Pero la mole granítica del Guadarrama, en uno de cuyos relieves iba el Caudillo a proyectar su imagen ciclópea, parecía ser el único elemento del proyecto que se mantenía sumiso a la realidad, y no uno, ni cinco, ni diez, sino 20 años se tardó, pese a la explotación ininterrumpida de una masa laboral forzada que podía cifrarse en 20 000 personas (simultáneamente llegaron a trabajar 1200 prisioneros agrupados en tres Destacamentos), en inaugurar ese faro que, según la retórica de los vencedores, sería visible en los días claros desde Madrid, desde Castilla, desde toda España y hasta desde el último confín del Imperio.


El coste de la obra, que ascendería finalmente a mil ochenta y seis millones, cuatrocientas sesenta mil, trescientas treinta y una pesetas con ochenta y nueve céntimos, no iba a poder enjugarse mediante la fórmula de financiación que el decreto fundacional establecía, la suscripción nacional, y apenas iniciados los nuevos trabajos ya se tuvieron que buscar otras vías, retrayendo fondos de aquí y de allí, para allegar el dinero necesario. Diego Méndez, el arquitecto, también parece conservar, siquiera de modo intermitente, un cierto realismo, y dice sobre el particular: «El arrasamiento de la nación y la guerra mundial no favorecen la empresa, de gran envergadura, que se inicia en una serranía sin núcleo de población». En efecto, sobre un país destruido, endeudado por la guerra, en el que más de 15 000 personas mueren anualmente de tuberculosis a causa de la miseria, y en el que otras tantas fallecen de hambre y consunción, se quiere erigir esa mole mortuoria de mil y pico millones de pesetas de la época. Sin embargo, uno de los problemas que podrían presentarse para su ejecución está resuelto de antemano: la mano de obra puede extraerse, abundante y barata, de las cárceles. Las empresas San Román (filial de Agromán), Molán y Banús, las tres más importantes de las 65 que intervinieron en la construcción, iban a beneficiarse de esa masa productiva esclava durante el primer decenio de ejecución de las obras.

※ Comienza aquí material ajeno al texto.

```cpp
void launch_chol_backward_stage(hipStream_t s, const CholPlanDev& p, double* d_fronts, int task0,
                                int ntasks, size_t lds_bytes, double* d_xnew, double* d_x,
                                const int32_t* d_wl_gemv, int ngemv)
{
    if (ntasks <= 0)
        return;
    ensure_lds(reinterpret_cast<const void*>(k_backward_stage), lds_bytes);
    CUGO_LAUNCH(k_backward_stage, dim3(ntasks + ngemv), dim3(BIG), lds_bytes, s, with_lds(p, lds_bytes, "k_backward_stage", ntasks + ngemv, ntasks), d_fronts, task0,
                       ntasks, d_wl_gemv, d_xnew, d_x);
}

void launch_chol_backward_chain(hipStream_t s, const CholPlanDev& p, double* d_fronts, int nfronts, double* d_xnew,
                                double* d_x, uint32_t* d_state, uint32_t ticket_base, uint32_t epoch, int32_t* d_fail,
                                uint32_t* h_error)
{
    if (nfronts <= 0)
        return;
    const size_t lds_bytes = 96 * 1024;
    ensure_lds(reinterpret_cast<const void*>(k_backward_chain), lds_bytes);
    CUGO_LAUNCH(k_backward_chain, dim3(nfronts), dim3(BIG), lds_bytes, s, with_lds(p, lds_bytes, "k_backward_chain", nfronts),
                d_fronts, d_xnew, d_x, d_state, ticket_base, epoch, d_fail, h_error);
}

}
```

cuda-bundle-adjustment_amd/csrc/kernels/kernels.h:

```cpp
#pragma once
#include <hip/hip_runtime.h>
#include <stddef.h>
#include <stdint.h>

#include "../../../include/cugo_hip.h"

namespace cugo_k
{

struct LaunchHook
{
    virtual void begin(const char* kernel, hipStream_t s) = 0;
    virtual void end(const char* kernel, hipStream_t s) = 0;
    virtual ~LaunchHook() {}
};
void set_launch_hook(LaunchHook* h);
LaunchHook* launch_hook();
struct LaunchScope
{
    const char* name;
    hipStream_t s;
    LaunchHook* h;
    LaunchScope(const char* n, hipStream_t st) : name(n), s(st), h(launch_hook())
    {
// ... 130 lines not shown
#endif
    const int32_t* col0;
    const int32_t* rows_ptr;
    const int32_t* rows;
    const int32_t* child_ptr;
    const int32_t* child;
    const int32_t* rel_ptr;
    const int32_t* rel;
    int n_stages;
    const int32_t* ea1;
    const int32_t* tmeta;
    const int32_t* asm_map;
    const int64_t* asm_off;
    const int32_t* wl_base;
    const int32_t* fat;
    const int32_t* bc_rec;
    const int32_t* bc_seg;
    const int32_t* task_ptr;
    const int32_t* task_fronts;
    int n_hsc_blocks;
    const int32_t* blk_front;
    const int32_t* blk_row;
    const int32_t* blk_col;
    const uint8_t* blk_trans;
    int n;
    const int32_t* perm;
    const int32_t* col_front;
    double* junk;
};
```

En cuanto al jornal, si es que puede llamarse así a la calderilla que percibían, era, normalmente, de 50 céntimos, si bien Banús, por ejemplo, les entregaba otros dos reales de su bolsillo. Las empresas pagaban sueldos muy bajos, entre la mitad y un tercio inferiores al de los obreros libres, en torno a las diez pesetas por penado y día, quedándose el Estado con el grueso de esa cantidad, 9,50 en el caso de los presos solteros. Otra cuestión eran los destajos que, prohibidos por el reglamento, eran práctica común en los Destacamentos de Trabajadores al servicio de empresas privadas, y mediante los cuales los forzados podían reunir, trabajando 10, 12 ó 14 horas al día, unas 30 pesetas a la semana.

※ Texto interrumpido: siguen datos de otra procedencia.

struct HeadRule {
  bool active;
  bool decide;
  bool heuristic, sup_ts_all, sup_text_below_eot, sup_below_tsb;
  int ts_floor;
  int max_first;
  int num_gen, cur_len;
};
__device__ __forceinline__ HeadRule head_rule(const HeadBufs& hb, const DecodeParams& p, int b) {
  HeadRule r{};
  const int pos = hb.clip.pos[b], n_initial = hb.clip.n_init[b], sot_index = hb.clip.sot_idx[b];
  r.cur_len = pos + 1;
  const bool generating = r.cur_len >= n_initial;
  r.active = !(generating && hb.finished[b]) && (generating || pos == sot_index);
  r.decide = generating;
  r.num_gen = r.cur_len - n_initial;
  r.max_first = p.V;
  if (r.active && r.decide && p.timestamps) {
    const int32_t* toks = hb.tokens + (int64_t)b * p.n_ctx;
    const int tsb = p.timestamp_begin;
    const int last = toks[r.cur_len - 1];
    const bool last_was_ts = r.num_gen >= 1 && last >= tsb;
    const bool penult_was_ts = r.num_gen < 2 || toks[r.cur_len - 2] >= tsb;
    if (last_was_ts) { if (penult_was_ts) r.sup_ts_all = true; else r.sup_text_below_eot = true; }
    const int lt = hb.last_ts[b];
    if (lt > 0) r.ts_floor = penult_was_ts ? lt + 1 : lt;
    if (r.num_gen == 0) {
      r.sup_below_tsb = true;
      const int last_allowed = tsb + p.max_initial_ts;
      if (last_allowed < p.V) r.max_first = last_allowed;
    }
    r.heuristic = r.num_gen > 0;
  }
  return r;
}

__device__ __forceinline__ bool head_masked(const HeadRule& r, const DecodeParams& p, const uint32_t* bits, int i) {
  const int tsb = p.timestamp_begin;
  if ((bits[i >> 5] >> (i & 31)) & 1u) return true;
  if (p.timestamps) {
    if (i == p.no_timestamps) return true;
    if (r.sup_ts_all && i >= tsb) return true;
    if (r.sup_text_below_eot && i < p.eot) return true;
    if (i >= tsb && i < r.ts_floor) return true;
    if (r.sup_below_tsb && i < tsb) return true;
    if (i > r.max_first) return true;
  }
  return false;
}

struct HeadPart { float mx_text, mx_ts, s_all, s_ts, bAv, bBv, fA, fB; int bAi, bBi; };
constexpr int HEAD_NONE = 0x7fffffff;
template <int NPT> using HeadKept = std::conditional_t<(NPT > 32), unsigned long long, unsigned>;

template <int NTH, int NPT>
__device__ __forceinline__ void head_load(float (&x)[NPT], const float* lg, int base, int V) {
#pragma unroll
  for (int u = 0; u < NPT; ++u) { const int i = base + (int)threadIdx.x + NTH * u; x[u] = i < V ? lg[i] : -INFINITY; }
}

template <int NTH, int NPT>
__device__ __forceinline__ HeadPart head_reduce(const float (&x)[NPT], int base, const HeadRule& r, const HeadBufs& hb, const DecodeParams& p,
                                                HeadKept<NPT>& okA) {
  constexpr int NWV = NTH / 64;
  __shared__ float shf[NWV][4];
  __shared__ float sha[NWV][2];
  __shared__ int shai[NWV][2];
  const int tid = threadIdx.x, lane = tid & 63, wave = tid >> 6;
  const int V = p.V, tsb = p.timestamp_begin;
  const uint32_t* bits = hb.suppress + (r.num_gen == 0 ? (V + 31) / 32 : 0);
  float mx_text = -INFINITY, mx_ts = -INFINITY;
  ArgMax bA{-INFINITY, HEAD_NONE}, bB{-INFINITY, HEAD_NONE};
  okA = 0;
#pragma unroll
  for (int u = 0; u < NPT; ++u) {
    const int i = base + tid + NTH * u;
    if (i >= V) continue;
    if (i >= tsb) mx_ts = fmaxf(mx_ts, x[u]); else mx_text = fmaxf(mx_text, x[u]);
    if (r.decide && !head_masked(r, p, bits, i)) {
      okA |= (HeadKept<NPT>)1 << u;
      bA = amax(bA, ArgMax{x[u], i});
      if (i >= tsb) bB = amax(bB, ArgMax{x[u], i});
    }
  }
  mx_text = wave_max(mx_text); mx_ts = wave_max(mx_ts);
  bA = wave_amax(bA); bB = wave_amax(bB);
  if (lane == 0) { shf[wave][0] = mx_text; shf[wave][1] = mx_ts; sha[wave][0] = bA.v; shai[wave][0] = bA.i; sha[wave][1] = bB.v; shai[wave][1] = bB.i; }
  __syncthreads();
  mx_text = shf[0][0]; mx_ts = shf[0][1]; bA = ArgMax{sha[0][0], shai[0][0]}; bB = ArgMax{sha[0][1], shai[0][1]};
  for (int w2 = 1; w2 < NWV; ++w2) {
    mx_text = fmaxf(mx_text, shf[w2][0]); mx_ts = fmaxf(mx_ts, shf[w2][1]);
    bA = amax(bA, ArgMax{sha[w2][0], shai[w2][0]}); bB = amax(bB, ArgMax{sha[w2][1], shai[w2][1]});
  }
  const float mx_all = fmaxf(mx_text, mx_ts);
  __syncthreads();
  float s_all = 0.f, s_ts = 0.f, fA = 0.f, fB = 0.f;
#pragma unroll
  for (int u = 0; u < NPT; ++u) {
    const int i = base + tid + NTH * u;
    if (i >= V) continue;
    s_all += __expf(x[u] - mx_all);
    if (r.heuristic && i >= tsb) s_ts += __expf(x[u] - mx_ts);
    if ((okA >> u) & 1) {
      fA += __expf(x[u] - bA.v);
      if (r.heuristic && i >= tsb) fB += __expf(x[u] - bB.v);
    }
  }
  s_all = wave_sum(s_all); s_ts = wave_sum(s_ts); fA = wave_sum(fA); fB = wave_sum(fB);
  if (lane == 0) { shf[wave][0] = s_all; shf[wave][1] = s_ts; shf[wave][2] = fA; shf[wave][3] = fB; }
  __syncthreads();
  s_all = s_ts = fA = fB = 0.f;
  for (int w2 = 0; w2 < NWV; ++w2) { s_all += shf[w2][0]; s_ts += shf[w2][1]; fA += shf[w2][2]; fB += shf[w2][3]; }
  return HeadPart{mx_text, mx_ts, s_all, s_ts, bA.v, bB.v, fA, fB, bA.i, bB.i};
}

struct HeadPick { float lse; bool useB, all_masked; ArgMax best; float fsum; int next; };
__device__ __forceinline__ HeadPick head_decide(const HeadRule& r, const HeadPart& m) {
  HeadPick k;
  k.lse = fmaxf(m.mx_text, m.mx_ts) + __logf(m.s_all);
  k.useB = false;
  if (r.heuristic) {
    const float ts_lse = (m.mx_ts - k.lse) + __logf(m.s_ts);
    const float max_text = m.mx_text - k.lse;
    k.useB = ts_lse > max_text;
  }
  k.best = k.useB ? ArgMax{m.bBv, m.bBi} : ArgMax{m.bAv, m.bAi};
  k.fsum = k.useB ? m.fB : m.fA;
  k.all_masked = k.best.i == HEAD_NONE;
  k.next = k.all_masked ? 0 : k.best.i;
  return k;
}

__device__ __forceinline__ void head_probe(const HeadBufs& hb, const DecodeParams& p, int b, const HeadRule& r, float lse) {
  if (r.active && r.cur_len - 1 == hb.clip.sot_idx[b]) hb.no_speech[b] = __expf(hb.logits[(int64_t)b * p.V + p.no_speech] - lse);
}

__device__ __forceinline__ int head_commit(const HeadBufs& hb, const DecodeParams& p, int b, const HeadRule& r, const HeadPick& k, int next) {
  const int pos = r.cur_len - 1, n_initial = r.cur_len - r.num_gen;
  int newpos = -1;
  if (!r.decide) newpos = pos + 1;
  else if (r.active) {
    if (next != p.eot) {
      hb.sum_logprob[b] += k.all_masked ? __int_as_float(0x7fc00000) : (hb.logits[(int64_t)b * p.V + next] - k.best.v) - __logf(k.fsum);
      hb.n_logprob[b] += 1;
    }
    hb.tokens[(int64_t)b * p.n_ctx + r.cur_len] = next;
    hb.n_gen[b] = r.num_gen + 1;
    if (next > p.timestamp_begin) hb.last_ts[b] = next;
    int cap = p.max_tokens - n_initial;
    if (p.max_new_tokens > 0 && p.max_new_tokens < cap) cap = p.max_new_tokens;
    if (next == p.eot || r.num_gen + 1 >= cap) hb.finished[b] = 1;
    else newpos = pos + 1;
  }
  if (newpos >= 0) hb.clip.pos[b] = newpos;
  return newpos;
}

__global__ __launch_bounds__(1024) void dec_head(HeadBufs hb, DecodeParams p) {
  __shared__ float seg[HEAD_NPT * 16];
  __shared__ int s_pick[2];
  __shared__ float s_val[2];
  const int b = blockIdx.x, tid = threadIdx.x, lane = tid & 63, wave = tid >> 6;
  const HeadRule r = head_rule(hb, p, b);
  if (!r.active) {
    if (tid == 0) head_commit(hb, p, b, r, HeadPick{}, 0);
    return;
  }
  const int tsb = p.timestamp_begin;
  float x[HEAD_NPT];
  head_load<1024, HEAD_NPT>(x, hb.logits + (int64_t)b * p.V, 0, p.V);
  HeadKept<HEAD_NPT> okA;
  const HeadPart m = head_reduce<1024, HEAD_NPT>(x, 0, r, hb, p, okA);
  const HeadPick k = head_decide(r, m);
  if (tid == 0) head_probe(hb, p, b, r, k.lse);
  int next = k.next;
  const float temperature = hb.clip.temp[b];
  if (r.decide && temperature > 0.0f && !k.all_masked) {
    const float inv_t = 1.0f / temperature;
    auto weight = [&](int u) -> float {
      const int i = tid + 1024 * u;
      const bool kept = ((okA >> u) & 1ull) && (!k.useB || i >= tsb);
      return kept ? __expf((x[u] - k.best.v) * inv_t) : 0.f;
    };
#pragma unroll
    for (int u = 0; u < HEAD_NPT; ++u) {
      const float ssum = wave_sum(weight(u));
      if (lane == 0) seg[u * 16 + wave] = ssum;
    }
    __syncthreads();
    if (tid == 0) {
      float total = 0.f;
      for (int j = 0; j < HEAD_NPT * 16; ++j) total += seg[j];
      const float rnd = hb.uniforms[(int64_t)b * p.n_ctx + r.num_gen];
      const float goal = rnd * total;
      float cum = 0.f; int sel = -1;
      for (int j = 0; j < HEAD_NPT * 16; ++j) {
        if (seg[j] > 0.f && cum + seg[j] >= goal) { sel = j; break; }
        cum += seg[j];
      }
      if (sel < 0) { for (int j = HEAD_NPT * 16 - 1; j >= 0; --j) if (seg[j] > 0.f) { sel = j; break; } cum -= 0.f; }
      s_pick[0] = sel; s_val[0] = cum; s_val[1] = goal;
    }
    __syncthreads();
    const int sel = s_pick[0];
    if (sel >= 0 && wave == (sel & 15)) {
      const int u_sel = sel >> 4;
      float mine = 0.f;
#pragma unroll
      for (int u = 0; u < HEAD_NPT; ++u) if (u == u_sel) mine = weight(u);
      float incl = mine;
#pragma unroll
      for (int o = 1; o < 64; o <<= 1) { const float t = __shfl_up(incl, o, 64); if (lane >= o) incl += t; }
      const unsigned long long hit = __ballot(mine > 0.f && s_val[0] + incl >= s_val[1]);
      const unsigned long long any = __ballot(mine > 0.f);
      int ln = hit ? __ffsll((long long)hit) - 1 : 63 - __clzll((long long)any);
      if (lane == 0) s_pick[1] = 1024 * u_sel + 64 * wave + ln;
    }
    __syncthreads();
    if (sel >= 0) next = s_pick[1];
  }
  if (tid == 0) head_commit(hb, p, b, r, k, next);
}

constexpr int HEAD_SPLIT = 32;
constexpr int HEAD_NPT2 = 7;

__global__ __launch_bounds__(256) void dec_head_partial(HeadBufs hb, DecodeParams p, HeadPart* __restrict__ parts) {
  const int k = blockIdx.x, b = blockIdx.y;
  const int base = k * (256 * HEAD_NPT2);
  float x[HEAD_NPT2];
  head_load<256, HEAD_NPT2>(x, hb.logits + (int64_t)b * p.V, base, p.V);
  const HeadRule r = head_rule(hb, p, b);
  if (!r.active) return;
  HeadKept<HEAD_NPT2> okA;
  const HeadPart part = head_reduce<256, HEAD_NPT2>(x, base, r, hb, p, okA);
  if (threadIdx.x == 0) parts[b * HEAD_SPLIT + k] = part;
}

struct NextEmbed { const uint16_t* emb; const float* pos_emb; const float* gamma; const float* beta; float* x; uint16_t* h; int D; };

template <typename T>
__global__ __launch_bounds__(256) void dec_head_final(HeadBufs hb, DecodeParams p, const HeadPart* __restrict__ parts, NextEmbed ne) {
  __shared__ int s_newpos;
  __shared__ float sh[4];
  const int b = blockIdx.x, tid = threadIdx.x;
  float mx_text = -INFINITY, mx_ts = -INFINITY, s_all = 0.f, s_ts = 0.f, fA = 0.f, fB = 0.f;
  ArgMax bA{-INFINITY, HEAD_NONE}, bB{-INFINITY, HEAD_NONE};
  const HeadRule r = head_rule(hb, p, b);
  if (tid < 64 && r.active) {
    HeadPart me{-INFINITY, -INFINITY, 0.f, 0.f, -INFINITY, -INFINITY, 0.f, 0.f, HEAD_NONE, HEAD_NONE};
    if (tid < HEAD_SPLIT) me = parts[b * HEAD_SPLIT + tid];
    mx_text = wave_max(me.mx_text); mx_ts = wave_max(me.mx_ts);
    bA = wave_amax(ArgMax{me.bAv, me.bAi}); bB = wave_amax(ArgMax{me.bBv, me.bBi});
    const float mx_all = fmaxf(mx_text, mx_ts);
    const float ml = fmaxf(me.mx_text, me.mx_ts);
    s_all = wave_sum(ml > -INFINITY ? me.s_all * __expf(ml - mx_all) : 0.f);
    s_ts = wave_sum(me.mx_ts > -INFINITY ? me.s_ts * __expf(me.mx_ts - mx_ts) : 0.f);
    fA = wave_sum(me.bAv > -INFINITY ? me.fA * __expf(me.bAv - bA.v) : 0.f);
    fB = wave_sum(me.bBv > -INFINITY ? me.fB * __expf(me.bBv - bB.v) : 0.f);
  }
  if (tid == 0) {
    const HeadPick k = head_decide(r, HeadPart{mx_text, mx_ts, s_all, s_ts, bA.v, bB.v, fA, fB, bA.i, bB.i});
    head_probe(hb, p, b, r, k.lse);
    s_newpos = head_commit(hb, p, b, r, k, k.next);
  }
  __syncthreads();
  const int np_ = s_newpos;
  if (np_ < 0 || np_ >= p.n_ctx) return;
  const int D = ne.D, nv = D >> 2;
  const int tok = hb.tokens[(int64_t)b * p.n_ctx + np_];
  const uint16_t* e = ne.emb + (int64_t)tok * D;
  const float* pe = ne.pos_emb + (int64_t)np_ * D;
  float* xr = ne.x + (int64_t)b * D;
  f32x4 v[ROW_NV];
#pragma unroll
  for (int i = 0; i < ROW_NV; ++i) {
    const int c = tid + 256 * i;
    if (c < nv) {
      const s16x4 ev = *reinterpret_cast<const s16x4*>(e + 4 * c);
      const f32x4 pv = *reinterpret_cast<const f32x4*>(pe + 4 * c);
#pragma unroll
      for (int j = 0; j < 4; ++j) v[i][j] = T::to_f32((uint16_t)ev[j]) + pv[j];
      *reinterpret_cast<f32x4*>(xr + 4 * c) = v[i];
    } else v[i] = (f32x4){0.f, 0.f, 0.f, 0.f};
  }
  row_layernorm_store<T>(v, nv, D, ne.gamma, ne.beta, ne.h, b, sh);
}

__global__ void dec_finalize(const int32_t* __restrict__ tokens, const int32_t* __restrict__ n_gen,
                             const float* __restrict__ sum_lp, const int32_t* __restrict__ n_lp, int32_t* __restrict__ out_tokens,
                             int32_t* __restrict__ out_n, float* __restrict__ out_avg, const int32_t* __restrict__ n_init, DecodeParams p) {
  const int b = blockIdx.x;
  const int32_t* t = tokens + (int64_t)b * p.n_ctx + n_init[b];
  __shared__ int n_keep;
  if (threadIdx.x == 0) {
    int n = n_gen[b];
    for (int i = 0; i < n; ++i) if (t[i] == p.eot) { n = i; break; }
    n_keep = n;
    out_n[b] = n;
    out_avg[b] = n_lp[b] > 0 ? sum_lp[b] / (float)n_lp[b] : 0.0f;
  }
  __syncthreads();
  for (int i = threadIdx.x; i < p.max_tokens; i += blockDim.x) out_tokens[(int64_t)b * p.max_tokens + i] = i < n_keep ? t[i] : 0;
}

La uniformación de los trabajadores presidiarios nunca llegó a extenderse demasiado, si bien los de Cuelgamuros fueron obligados hacia 1950, y de cara a una sesión fotográfica propagandística, a vestir el ominoso traje de esclavos: un uniforme marrón de tela basta y cuello Mao, y un gorro redondo con una gran T indicadora de trabajos forzados. Sin embargo, y aunque como queda dicho no cuajó el uso de semejante vestuario, no faltaron en Cuelgamuros los episodios vestimentales vejatorios. Cuenta García Cañas:


«Había allí una señora jefa, o sea, mujer del jefe de destacamento, que para señalarnos, para ver quiénes eran los que habían sido más malos, o sea, quién había tenido pena de muerte y quién no la había tenido, que a los que estábamos sentenciados con 30 años de reclusión, nos puso un botón blanco, de chapa, en sitio visible, había que llevarlo en el traslapo del mono, o en la chaqueta, o en la gorra, o en la camisa; un botón blanco del tamaño de los que usaban entonces en las guerreras los soldados, pero liso. Y los que habían tenido pena de muerte, esos tenían que llevarlo dorado; igual en sitio visible. O sea, que si venías y te quitabas el mono, tenías que prendértelo con el alfiler en la camisa».


A comienzos de la década de los 50, y a consecuencia de la presión internacional contra esas infames prácticas esclavistas que tanto remitían a las habidas en el recién derrotado el III Reich, se suprimió el trabajo forzado de los prisioneros, que fueron sustituidos por presos comunes. Sin embargo, el resultado no fue el apetecido por las autoridades porque los comunes se fugaban en cuanto podían, y paulatinamente el Valle y sus empresas se fueron surtiendo de obreros «libres», algunos de los cuales ya habían trabajado, como antes se dijo, en condición de penados.


Por lo demás, ni en el Decreto fundacional del Valle de los Caídos ni en ningún otro posterior se alude a que los restos de los caídos que iban a encontrar en él su postrera morada pertenecieran a caídos de los dos bandos. Sólo muy tardíamente y de manera oficiosa, se relajó en algo el derecho de admisión y se invitó a algunas provincias a trasladar allí algunos restos de republicanos, si bien la acogida de esta idea entre los familiares de los caídos leales no pasó, en la mayoría de los casos, de glacial.


Gregorio Peces-Barbas del Brío, apresado con otros 15 000 compatriotas por la división italiana Littorio en el puerto de Alicante en los últimos días de la Guerra, llegó como trabajador forzado a Cuelgamuros tras sufrir el calvario de cuatro años por innumerables campos de concentración, prisiones habilitadas y cárceles estables. Condenado a muerte por sus ideas liberales y conmutado después, Peces-Barba continuó purgando su delito en el Valle de los Caídos donde, gracias a esa cierta libertad de los penados a la hora de recibir a la familia, su hijo Gregorio, presidente del Congreso de los Diputados en la Transición, pudo, con cinco años, compartir su petate de preso y dormir con él. Hombre de gran instrucción y muy moderado en sus juicios e ideas, conviene traer a este libro, como cierre del capítulo dedicado al Valle de los Caídos, su impresión sobre aquella descomunal obra mortuoria que, en efecto, arrancó de cuajo la vida joven de tantos españoles:


«Para nosotros aquello era la creación de una mente que tenía ideas imperiales de España. Pensaba que aquello iba a ser, como él lo tituló, el monumento a los caídos; pero por nuestra parte pensábamos que era el monumento a sus caídos. Es decir, para él la guerra civil no era una guerra civil auténtica, no era una guerra entre españoles, era una guerra en que los buenos habían luchado contra los rojos; y únicamente al final de ese tremendo primer periodo en que él aumentó con centenares de miles de españoles el número de caídos durante la guerra civil, fue cuando pensó que había que dar frente al exterior la imagen de que aquello era para todos los caídos».